(WHAT THE EXERCISE ASKS) Output only the lines below from the one containing "constexpr int gi" to the one containing "auto fold_x = [&](int", exactly as written, both ends kept.

(WORKING DATA)
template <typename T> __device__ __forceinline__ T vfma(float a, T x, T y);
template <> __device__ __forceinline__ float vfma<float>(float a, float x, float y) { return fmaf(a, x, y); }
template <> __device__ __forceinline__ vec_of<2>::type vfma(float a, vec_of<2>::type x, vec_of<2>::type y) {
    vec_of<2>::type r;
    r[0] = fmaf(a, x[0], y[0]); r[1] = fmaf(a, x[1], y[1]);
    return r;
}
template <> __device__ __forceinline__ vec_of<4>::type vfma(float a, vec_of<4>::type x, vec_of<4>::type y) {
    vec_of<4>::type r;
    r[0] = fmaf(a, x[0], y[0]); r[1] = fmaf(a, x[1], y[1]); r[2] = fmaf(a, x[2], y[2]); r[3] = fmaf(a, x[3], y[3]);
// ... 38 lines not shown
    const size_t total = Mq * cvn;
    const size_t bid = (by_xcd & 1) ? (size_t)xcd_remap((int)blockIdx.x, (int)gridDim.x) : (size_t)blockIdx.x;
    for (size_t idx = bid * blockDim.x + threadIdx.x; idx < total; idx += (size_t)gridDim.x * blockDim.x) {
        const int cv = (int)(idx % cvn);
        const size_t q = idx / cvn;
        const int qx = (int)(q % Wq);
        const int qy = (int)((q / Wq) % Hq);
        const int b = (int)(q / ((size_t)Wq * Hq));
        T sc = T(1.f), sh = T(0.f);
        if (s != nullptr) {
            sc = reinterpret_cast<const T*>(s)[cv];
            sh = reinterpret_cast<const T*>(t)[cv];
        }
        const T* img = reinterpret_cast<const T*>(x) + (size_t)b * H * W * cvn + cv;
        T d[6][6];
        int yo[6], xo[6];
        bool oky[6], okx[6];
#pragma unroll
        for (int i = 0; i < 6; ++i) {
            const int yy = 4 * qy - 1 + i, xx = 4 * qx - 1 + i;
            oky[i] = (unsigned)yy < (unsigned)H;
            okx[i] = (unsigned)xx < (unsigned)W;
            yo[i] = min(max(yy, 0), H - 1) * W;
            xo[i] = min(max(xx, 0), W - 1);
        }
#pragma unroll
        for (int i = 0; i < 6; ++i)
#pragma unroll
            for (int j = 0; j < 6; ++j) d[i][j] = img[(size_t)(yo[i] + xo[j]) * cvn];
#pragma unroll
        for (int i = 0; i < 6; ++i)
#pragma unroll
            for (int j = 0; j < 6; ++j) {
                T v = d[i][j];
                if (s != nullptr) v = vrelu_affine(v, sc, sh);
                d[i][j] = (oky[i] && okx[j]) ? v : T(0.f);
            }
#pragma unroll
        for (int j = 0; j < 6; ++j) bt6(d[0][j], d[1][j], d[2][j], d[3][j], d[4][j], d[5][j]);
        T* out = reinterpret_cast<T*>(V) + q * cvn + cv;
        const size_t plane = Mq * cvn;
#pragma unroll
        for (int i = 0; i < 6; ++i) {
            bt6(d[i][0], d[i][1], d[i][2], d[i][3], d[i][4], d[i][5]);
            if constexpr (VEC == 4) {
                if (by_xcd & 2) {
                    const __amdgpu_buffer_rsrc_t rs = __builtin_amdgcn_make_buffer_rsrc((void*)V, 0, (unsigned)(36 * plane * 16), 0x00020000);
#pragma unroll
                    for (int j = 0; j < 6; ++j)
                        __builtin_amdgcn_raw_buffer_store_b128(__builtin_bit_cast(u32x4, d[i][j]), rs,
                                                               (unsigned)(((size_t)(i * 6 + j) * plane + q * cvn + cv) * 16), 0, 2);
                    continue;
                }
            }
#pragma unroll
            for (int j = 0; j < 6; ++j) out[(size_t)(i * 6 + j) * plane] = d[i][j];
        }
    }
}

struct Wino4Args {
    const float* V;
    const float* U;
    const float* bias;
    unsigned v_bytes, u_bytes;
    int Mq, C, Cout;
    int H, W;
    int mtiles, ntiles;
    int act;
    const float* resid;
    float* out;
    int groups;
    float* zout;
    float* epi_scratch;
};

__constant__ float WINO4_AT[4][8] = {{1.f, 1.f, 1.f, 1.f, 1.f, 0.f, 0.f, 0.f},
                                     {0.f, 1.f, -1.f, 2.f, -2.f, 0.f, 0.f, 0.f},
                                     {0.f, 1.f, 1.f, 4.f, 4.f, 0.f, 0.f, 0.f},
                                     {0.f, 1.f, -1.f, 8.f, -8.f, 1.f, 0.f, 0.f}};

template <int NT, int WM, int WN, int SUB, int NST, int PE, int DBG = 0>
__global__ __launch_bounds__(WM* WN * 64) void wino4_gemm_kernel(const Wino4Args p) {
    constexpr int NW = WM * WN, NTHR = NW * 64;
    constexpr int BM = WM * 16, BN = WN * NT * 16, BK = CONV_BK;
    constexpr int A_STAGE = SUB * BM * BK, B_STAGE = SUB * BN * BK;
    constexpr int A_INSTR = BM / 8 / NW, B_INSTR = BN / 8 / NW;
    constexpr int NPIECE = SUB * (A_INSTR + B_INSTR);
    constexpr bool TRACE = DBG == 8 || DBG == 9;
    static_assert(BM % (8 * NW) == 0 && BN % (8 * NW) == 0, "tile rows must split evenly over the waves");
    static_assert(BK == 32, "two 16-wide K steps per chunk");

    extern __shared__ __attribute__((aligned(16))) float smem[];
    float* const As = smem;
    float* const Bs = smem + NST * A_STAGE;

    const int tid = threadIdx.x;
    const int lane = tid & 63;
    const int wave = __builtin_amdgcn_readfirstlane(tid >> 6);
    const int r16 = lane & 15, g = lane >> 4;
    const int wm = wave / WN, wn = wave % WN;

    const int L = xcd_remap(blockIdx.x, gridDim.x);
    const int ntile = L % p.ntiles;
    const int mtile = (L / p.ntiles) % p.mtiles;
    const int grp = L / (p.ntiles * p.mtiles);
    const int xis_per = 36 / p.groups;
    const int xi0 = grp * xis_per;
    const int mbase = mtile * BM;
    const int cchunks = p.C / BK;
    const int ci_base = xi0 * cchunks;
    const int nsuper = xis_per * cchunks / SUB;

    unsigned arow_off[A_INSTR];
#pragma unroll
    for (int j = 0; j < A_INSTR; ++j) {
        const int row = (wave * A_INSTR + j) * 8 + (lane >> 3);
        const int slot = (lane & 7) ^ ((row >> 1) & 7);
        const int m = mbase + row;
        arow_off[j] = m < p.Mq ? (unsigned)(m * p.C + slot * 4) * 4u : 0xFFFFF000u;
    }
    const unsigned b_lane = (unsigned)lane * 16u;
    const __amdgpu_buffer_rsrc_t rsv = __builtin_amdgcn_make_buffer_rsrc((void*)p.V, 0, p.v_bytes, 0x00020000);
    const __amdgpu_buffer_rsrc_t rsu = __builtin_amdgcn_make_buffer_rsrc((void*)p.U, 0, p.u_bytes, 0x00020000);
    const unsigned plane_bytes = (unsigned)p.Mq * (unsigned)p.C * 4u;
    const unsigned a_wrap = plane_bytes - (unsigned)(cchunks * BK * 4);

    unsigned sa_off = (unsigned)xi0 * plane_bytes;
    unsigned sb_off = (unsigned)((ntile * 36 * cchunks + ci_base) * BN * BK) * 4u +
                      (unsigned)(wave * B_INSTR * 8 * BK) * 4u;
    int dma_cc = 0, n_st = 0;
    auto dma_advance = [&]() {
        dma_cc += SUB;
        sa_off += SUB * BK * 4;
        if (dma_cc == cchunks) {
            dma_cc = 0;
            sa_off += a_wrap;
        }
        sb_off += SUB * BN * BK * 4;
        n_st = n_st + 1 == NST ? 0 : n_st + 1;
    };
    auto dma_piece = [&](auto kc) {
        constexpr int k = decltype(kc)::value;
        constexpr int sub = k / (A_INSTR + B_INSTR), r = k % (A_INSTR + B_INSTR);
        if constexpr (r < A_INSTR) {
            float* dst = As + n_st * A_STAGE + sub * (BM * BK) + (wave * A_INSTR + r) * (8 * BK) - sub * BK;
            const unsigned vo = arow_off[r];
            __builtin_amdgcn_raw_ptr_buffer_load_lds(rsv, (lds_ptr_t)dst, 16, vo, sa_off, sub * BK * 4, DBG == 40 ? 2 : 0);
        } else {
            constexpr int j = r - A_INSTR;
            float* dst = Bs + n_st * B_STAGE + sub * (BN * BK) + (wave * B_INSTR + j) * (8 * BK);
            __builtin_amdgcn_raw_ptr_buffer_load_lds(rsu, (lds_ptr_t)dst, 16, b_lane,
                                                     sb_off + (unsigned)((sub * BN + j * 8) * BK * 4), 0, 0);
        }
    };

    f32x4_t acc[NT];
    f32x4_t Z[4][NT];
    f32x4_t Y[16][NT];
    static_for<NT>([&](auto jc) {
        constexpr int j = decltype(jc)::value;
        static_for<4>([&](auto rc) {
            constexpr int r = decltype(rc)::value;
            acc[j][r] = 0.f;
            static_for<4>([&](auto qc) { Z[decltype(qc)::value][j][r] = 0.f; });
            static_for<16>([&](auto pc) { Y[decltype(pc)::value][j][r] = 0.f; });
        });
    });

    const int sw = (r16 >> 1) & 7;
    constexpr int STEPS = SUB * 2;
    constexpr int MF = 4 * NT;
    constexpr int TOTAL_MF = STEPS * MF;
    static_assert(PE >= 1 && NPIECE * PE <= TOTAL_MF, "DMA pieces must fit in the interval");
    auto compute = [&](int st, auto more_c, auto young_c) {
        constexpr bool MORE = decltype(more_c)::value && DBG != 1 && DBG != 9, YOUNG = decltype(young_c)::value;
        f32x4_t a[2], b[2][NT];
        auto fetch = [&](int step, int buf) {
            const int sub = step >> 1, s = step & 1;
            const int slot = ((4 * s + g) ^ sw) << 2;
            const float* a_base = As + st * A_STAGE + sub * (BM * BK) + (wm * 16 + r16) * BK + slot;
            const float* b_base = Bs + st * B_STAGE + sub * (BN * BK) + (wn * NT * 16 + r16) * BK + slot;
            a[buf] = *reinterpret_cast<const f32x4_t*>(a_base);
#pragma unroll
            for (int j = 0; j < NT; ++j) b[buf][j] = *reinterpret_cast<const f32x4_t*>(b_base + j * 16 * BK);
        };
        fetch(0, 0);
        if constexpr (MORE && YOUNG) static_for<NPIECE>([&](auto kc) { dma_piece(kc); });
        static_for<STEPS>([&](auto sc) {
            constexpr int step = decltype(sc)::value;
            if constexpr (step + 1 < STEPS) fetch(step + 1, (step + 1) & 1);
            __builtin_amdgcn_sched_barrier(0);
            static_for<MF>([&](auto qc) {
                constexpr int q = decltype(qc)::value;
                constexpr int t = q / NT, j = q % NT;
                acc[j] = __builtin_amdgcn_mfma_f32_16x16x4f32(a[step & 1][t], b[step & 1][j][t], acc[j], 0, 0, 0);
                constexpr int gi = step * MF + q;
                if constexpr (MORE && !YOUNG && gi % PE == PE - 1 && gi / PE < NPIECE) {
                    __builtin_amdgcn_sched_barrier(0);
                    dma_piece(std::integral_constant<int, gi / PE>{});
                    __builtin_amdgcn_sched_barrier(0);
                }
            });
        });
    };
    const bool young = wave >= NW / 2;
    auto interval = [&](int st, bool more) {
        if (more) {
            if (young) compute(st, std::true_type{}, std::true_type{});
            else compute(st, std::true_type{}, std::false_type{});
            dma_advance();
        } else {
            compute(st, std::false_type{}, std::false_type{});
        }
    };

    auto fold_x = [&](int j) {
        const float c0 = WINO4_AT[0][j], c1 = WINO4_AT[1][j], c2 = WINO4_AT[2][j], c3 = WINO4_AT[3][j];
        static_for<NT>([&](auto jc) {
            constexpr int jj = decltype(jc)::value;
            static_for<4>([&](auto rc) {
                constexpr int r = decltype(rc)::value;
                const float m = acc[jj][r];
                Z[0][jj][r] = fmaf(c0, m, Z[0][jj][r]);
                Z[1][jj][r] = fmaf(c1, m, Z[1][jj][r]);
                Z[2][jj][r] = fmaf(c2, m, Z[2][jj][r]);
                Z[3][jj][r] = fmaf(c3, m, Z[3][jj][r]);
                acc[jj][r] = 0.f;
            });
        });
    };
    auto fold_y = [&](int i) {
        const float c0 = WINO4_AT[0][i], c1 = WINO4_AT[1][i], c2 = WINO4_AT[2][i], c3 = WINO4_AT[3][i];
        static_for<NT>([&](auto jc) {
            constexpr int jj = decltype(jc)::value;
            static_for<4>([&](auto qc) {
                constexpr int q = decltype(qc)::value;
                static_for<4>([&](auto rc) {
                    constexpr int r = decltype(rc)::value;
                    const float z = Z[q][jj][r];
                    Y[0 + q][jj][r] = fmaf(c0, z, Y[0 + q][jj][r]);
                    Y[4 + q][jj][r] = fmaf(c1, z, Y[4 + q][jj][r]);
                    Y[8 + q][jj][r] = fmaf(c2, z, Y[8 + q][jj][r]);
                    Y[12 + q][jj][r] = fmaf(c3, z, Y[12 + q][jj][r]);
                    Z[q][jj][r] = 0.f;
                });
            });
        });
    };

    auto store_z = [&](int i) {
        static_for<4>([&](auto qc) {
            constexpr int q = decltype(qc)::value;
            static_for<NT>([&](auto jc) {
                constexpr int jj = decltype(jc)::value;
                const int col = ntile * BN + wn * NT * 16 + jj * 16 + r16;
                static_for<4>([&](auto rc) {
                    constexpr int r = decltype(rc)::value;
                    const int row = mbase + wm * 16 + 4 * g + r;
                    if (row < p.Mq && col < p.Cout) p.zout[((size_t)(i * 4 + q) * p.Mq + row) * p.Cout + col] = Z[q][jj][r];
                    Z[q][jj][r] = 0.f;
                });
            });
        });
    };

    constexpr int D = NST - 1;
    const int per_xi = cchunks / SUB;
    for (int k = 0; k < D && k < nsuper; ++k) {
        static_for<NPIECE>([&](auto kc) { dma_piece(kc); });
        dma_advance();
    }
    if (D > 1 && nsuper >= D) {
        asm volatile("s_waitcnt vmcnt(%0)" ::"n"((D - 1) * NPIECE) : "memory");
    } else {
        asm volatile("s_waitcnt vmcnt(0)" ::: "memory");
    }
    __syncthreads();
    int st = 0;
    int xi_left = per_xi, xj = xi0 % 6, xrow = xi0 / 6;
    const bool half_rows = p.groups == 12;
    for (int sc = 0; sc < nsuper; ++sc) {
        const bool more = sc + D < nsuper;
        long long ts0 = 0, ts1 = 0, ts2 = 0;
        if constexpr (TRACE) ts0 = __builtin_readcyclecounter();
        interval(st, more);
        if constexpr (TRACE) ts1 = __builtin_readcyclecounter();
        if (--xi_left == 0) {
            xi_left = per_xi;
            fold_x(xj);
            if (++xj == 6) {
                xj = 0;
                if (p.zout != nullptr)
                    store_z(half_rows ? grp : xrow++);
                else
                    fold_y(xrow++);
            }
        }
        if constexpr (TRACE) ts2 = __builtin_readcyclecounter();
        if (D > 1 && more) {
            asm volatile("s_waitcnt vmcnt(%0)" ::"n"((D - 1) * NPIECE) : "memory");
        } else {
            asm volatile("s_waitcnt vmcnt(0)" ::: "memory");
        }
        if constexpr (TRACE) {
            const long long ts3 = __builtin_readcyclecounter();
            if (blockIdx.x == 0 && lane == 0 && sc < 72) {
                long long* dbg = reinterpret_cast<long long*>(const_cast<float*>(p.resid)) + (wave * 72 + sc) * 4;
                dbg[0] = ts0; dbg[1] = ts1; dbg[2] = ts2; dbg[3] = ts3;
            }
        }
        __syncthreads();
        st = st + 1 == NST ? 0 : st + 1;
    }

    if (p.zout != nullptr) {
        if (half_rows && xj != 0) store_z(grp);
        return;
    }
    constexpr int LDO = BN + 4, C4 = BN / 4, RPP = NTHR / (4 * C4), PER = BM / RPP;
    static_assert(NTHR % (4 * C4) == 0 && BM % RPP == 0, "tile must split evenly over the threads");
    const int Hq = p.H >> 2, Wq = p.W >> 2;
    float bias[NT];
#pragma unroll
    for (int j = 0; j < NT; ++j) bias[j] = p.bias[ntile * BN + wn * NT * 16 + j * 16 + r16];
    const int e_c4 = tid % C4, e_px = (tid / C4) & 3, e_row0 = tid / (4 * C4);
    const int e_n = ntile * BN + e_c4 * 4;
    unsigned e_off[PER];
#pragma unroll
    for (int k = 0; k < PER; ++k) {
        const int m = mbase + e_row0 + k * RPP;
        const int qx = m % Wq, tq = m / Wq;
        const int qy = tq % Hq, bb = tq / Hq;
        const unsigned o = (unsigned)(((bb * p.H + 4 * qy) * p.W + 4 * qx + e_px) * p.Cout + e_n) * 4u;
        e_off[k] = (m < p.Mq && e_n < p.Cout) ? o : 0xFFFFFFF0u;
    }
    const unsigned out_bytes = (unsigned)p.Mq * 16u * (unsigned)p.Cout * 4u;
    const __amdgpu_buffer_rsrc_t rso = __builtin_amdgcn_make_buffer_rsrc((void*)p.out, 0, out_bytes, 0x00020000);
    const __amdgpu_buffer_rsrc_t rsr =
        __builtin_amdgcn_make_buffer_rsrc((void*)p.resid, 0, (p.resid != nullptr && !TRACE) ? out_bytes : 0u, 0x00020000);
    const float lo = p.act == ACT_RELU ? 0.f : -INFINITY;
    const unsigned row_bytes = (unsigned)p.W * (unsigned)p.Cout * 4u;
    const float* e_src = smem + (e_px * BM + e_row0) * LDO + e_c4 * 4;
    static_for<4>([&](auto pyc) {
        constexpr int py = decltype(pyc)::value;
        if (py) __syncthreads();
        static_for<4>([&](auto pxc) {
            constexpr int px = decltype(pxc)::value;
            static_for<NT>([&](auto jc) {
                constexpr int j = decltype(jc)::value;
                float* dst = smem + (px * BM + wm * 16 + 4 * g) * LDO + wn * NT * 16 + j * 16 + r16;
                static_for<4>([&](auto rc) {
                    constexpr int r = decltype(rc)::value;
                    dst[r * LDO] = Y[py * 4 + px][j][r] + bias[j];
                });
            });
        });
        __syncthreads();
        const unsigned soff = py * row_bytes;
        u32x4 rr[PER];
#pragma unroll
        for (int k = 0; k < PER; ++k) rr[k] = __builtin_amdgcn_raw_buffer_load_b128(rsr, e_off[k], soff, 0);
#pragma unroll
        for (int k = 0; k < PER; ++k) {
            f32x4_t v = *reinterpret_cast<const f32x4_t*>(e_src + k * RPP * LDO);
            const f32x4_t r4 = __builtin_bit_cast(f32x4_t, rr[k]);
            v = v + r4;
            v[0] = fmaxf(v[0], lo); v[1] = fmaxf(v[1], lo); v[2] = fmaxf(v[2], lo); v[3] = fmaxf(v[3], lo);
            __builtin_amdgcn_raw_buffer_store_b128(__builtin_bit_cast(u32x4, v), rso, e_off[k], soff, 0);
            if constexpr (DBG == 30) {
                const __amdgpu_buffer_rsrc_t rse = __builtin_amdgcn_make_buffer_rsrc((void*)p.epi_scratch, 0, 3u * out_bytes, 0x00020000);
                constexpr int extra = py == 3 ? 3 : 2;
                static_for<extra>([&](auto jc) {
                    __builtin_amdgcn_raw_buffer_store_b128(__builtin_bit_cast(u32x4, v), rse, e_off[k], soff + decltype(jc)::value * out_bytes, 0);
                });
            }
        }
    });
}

(EXPECTED ANSWER)
                constexpr int gi = step * MF + q;
                if constexpr (MORE && !YOUNG && gi % PE == PE - 1 && gi / PE < NPIECE) {
                    __builtin_amdgcn_sched_barrier(0);
                    dma_piece(std::integral_constant<int, gi / PE>{});
                    __builtin_amdgcn_sched_barrier(0);
                }
            });
        });
    };
    const bool young = wave >= NW / 2;
    auto interval = [&](int st, bool more) {
        if (more) {
            if (young) compute(st, std::true_type{}, std::true_type{});
            else compute(st, std::true_type{}, std::false_type{});
            dma_advance();
        } else {
            compute(st, std::false_type{}, std::false_type{});
        }
    };

    auto fold_x = [&](int j) {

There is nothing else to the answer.